Exercise description
In the entries below, find each line with the string "false" and copy it.

Saved entries
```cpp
struct FwdPlan {
    int route;
    enum Sub { PLAIN, K7_MANY_FEW, K7_FEW_MANY, SPLIT, SPLIT_ACT } sub;
    size_t pack, slab_off, total;
    int ksplit;
    K7MfPlan k7;
    S16gProblem q; S16gPlan pl;
};
// ... 1 lines not shown
    FwdPlan P;
    const int N = s.N, H = s.H, W = s.W, K = s.K, C = s.C(), R = s.R, S = s.S, stride = s.stride, pad = s.pad, OH = s.OH(), OW = s.OW();
    P.pack = packed_floats(K, C * R * S);
    if (wide_candidates(s).fwd)
        grow(P.pack, (nemar_split16_pack_bytes(K, C, R) + 3) / 4);
    if (s16g_fwd_problem(P.q, P.pl, N, C, 0, H, W, K, R, S, stride, pad, BORDER_ZERO, ACT_NONE, 0.f))
        grow(P.pack, (nemar_s16g_pack_bytes(P.q, P.pl) + 3) / 4);
    const bool k7_fm = nemar_k7_fm_eligible(C, K, R, S, stride, pad);
    if (k7_fm) grow(P.pack, nemar_k7_fm_pack_floats(K));
    P.ksplit = 1;
    if (g_ksplit && OH > 0 && OW > 0 && K > 4) P.ksplit = normalize_ksplit(C * R * S, small_problem_split(K, N * OH * OW, C * R * S));
    P.slab_off = (P.pack + 3) & ~(size_t)3;
    P.total = P.slab_off + (P.ksplit > 1 ? (size_t)P.ksplit * N * K * OH * OW : 0);
    P.k7.ok = false;
    if (k7_mf_eligible(C, K, R, S, stride, pad)) {
        P.k7 = k7_mf_plan(N, C, H, W, 3, BORDER_ZERO);
        if (P.k7.ok) grow(P.total, P.k7.total);
        if (s.pad_mode != BORDER_ZERO) P.k7 = k7_mf_plan(N, C, H, W, 3, s.pad_mode);
    }
    const int mode = s.pad_mode == BORDER_REFLECT ? SPLIT16_REFLECT : SPLIT16_ZERO;
    P.sub = FwdPlan::PLAIN;
    if (s.C1 == 0 && P.k7.ok) { P.route = ROUTE_K7; P.sub = FwdPlan::K7_MANY_FEW; }
    else if (g_k7 && s.C1 == 0 && f.act != ACT_TANH && k7_fm) { P.route = ROUTE_K7; P.sub = FwdPlan::K7_FEW_MANY; }
    else if (nemar_narrow_eligible(K, s.C1, R, S, stride, N, OH, OW) && g_narrow) P.route = ROUTE_NARROW;
    else if (g_split16 && s.C1 == 0 && f.act == ACT_NONE && split16_worth_it(N, OH, OW, K, C, R, S) &&
             nemar_split16_eligible(N, H, W, K, C, R, S, stride, pad, mode, g_split16_variant) &&
             f.scratch_bytes && f.scratch_bytes >= nemar_split16_scratch_total(N, H, W, K, C, OH, OW)) P.route = ROUTE_SPLIT16;
    else if (s16g_fwd_problem(P.q, P.pl, N, s.C0, s.C1, H, W, K, R, S, stride, pad, s.pad_mode, f.act, f.slope)) P.route = ROUTE_S16G;
    else {
        const bool split_act = g_split_act && (f.act == ACT_RELU || f.act == ACT_LRELU);
        P.route = ROUTE_EXACT;
        if (P.ksplit > 1 && (f.act == ACT_NONE || split_act)) P.sub = split_act ? FwdPlan::SPLIT_ACT : FwdPlan::SPLIT;
    }
// ... 68 lines not shown
            }
        }
        if (L.ksplit == 1) L.ksplit = small_problem_split(C, P, Kred);
        L.ksplit = normalize_ksplit(Kred, L.ksplit);
    }
    L.slab_off = o;
    if (L.ksplit > 1) o += (size_t)L.ksplit * N * C * Hs * Wsl;
    const bool aux = L.ring && pad == 1 && R == 3 && S == 3;
    L.aux_rows_off = o;
    if (aux) o += 6ull * N * K * W;
    L.aux_cols_off = o;
    if (aux) o += 8ull * N * K * H;
    L.total = o;
    L.k7.ok = false;
    if (k7_mf_eligible(K, C, R, S, stride, pad)) {
        L.k7 = k7_mf_plan(N, K, OH, OW, refl ? 6 : 3, BORDER_ZERO);
        if (L.k7.ok) grow(L.total, L.k7.total);
    }
    const bool k7_fm = C > 4 && nemar_k7_fm_eligible(K, C, R, S, stride, pad);
    if (k7_fm) grow(L.total, ((nemar_k7_fm_pack_floats(C) + 3) & ~(size_t)3) + (refl ? (size_t)N * C * (H + 6) * (W + 6) : 0));
    const bool one_plain = s.C1 == 0 && f.gx0 && !f.bias && f.act == ACT_NONE;
    const int mode = refl ? SPLIT16_DGRAD_REFLECT : SPLIT16_ZERO;
    L.mskip = f.gx0 ? 0 : s.C0;
    const bool own_problem = L.mskip != 0 || f.act == ACT_TANH;
    L.k7_fold = 0; L.want_gy_planes = false; L.gy_planes_need = 0; L.split16_ksplit = 0; L.narrow = L.split = L.aux_rows = false;
    if (one_plain && L.k7.ok) {
        L.route = ROUTE_K7; L.sub = DgradPlan::K7_MANY_FEW; L.k7_fold = refl ? 1 : 0;
    } else if (g_k7 && one_plain && k7_fm) {
        L.route = ROUTE_K7; L.sub = DgradPlan::K7_FEW_MANY; L.k7_fold = !refl ? 0 : nemar_k7_fm_fold_ok(H, W) ? 1 : 2;
    } else if (g_split16 && one_plain && split16_worth_it(N, OH, OW, K, C, R, S) &&
               nemar_split16_eligible(N, H, W, C, K, R, S, stride, pad, mode, g_split16_variant) &&
// ... 107 lines not shown
```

Reply to the task
    P.k7.ok = false;
    L.k7.ok = false;
    L.k7_fold = 0; L.want_gy_planes = false; L.gy_planes_need = 0; L.split16_ksplit = 0; L.narrow = L.split = L.aux_rows = false;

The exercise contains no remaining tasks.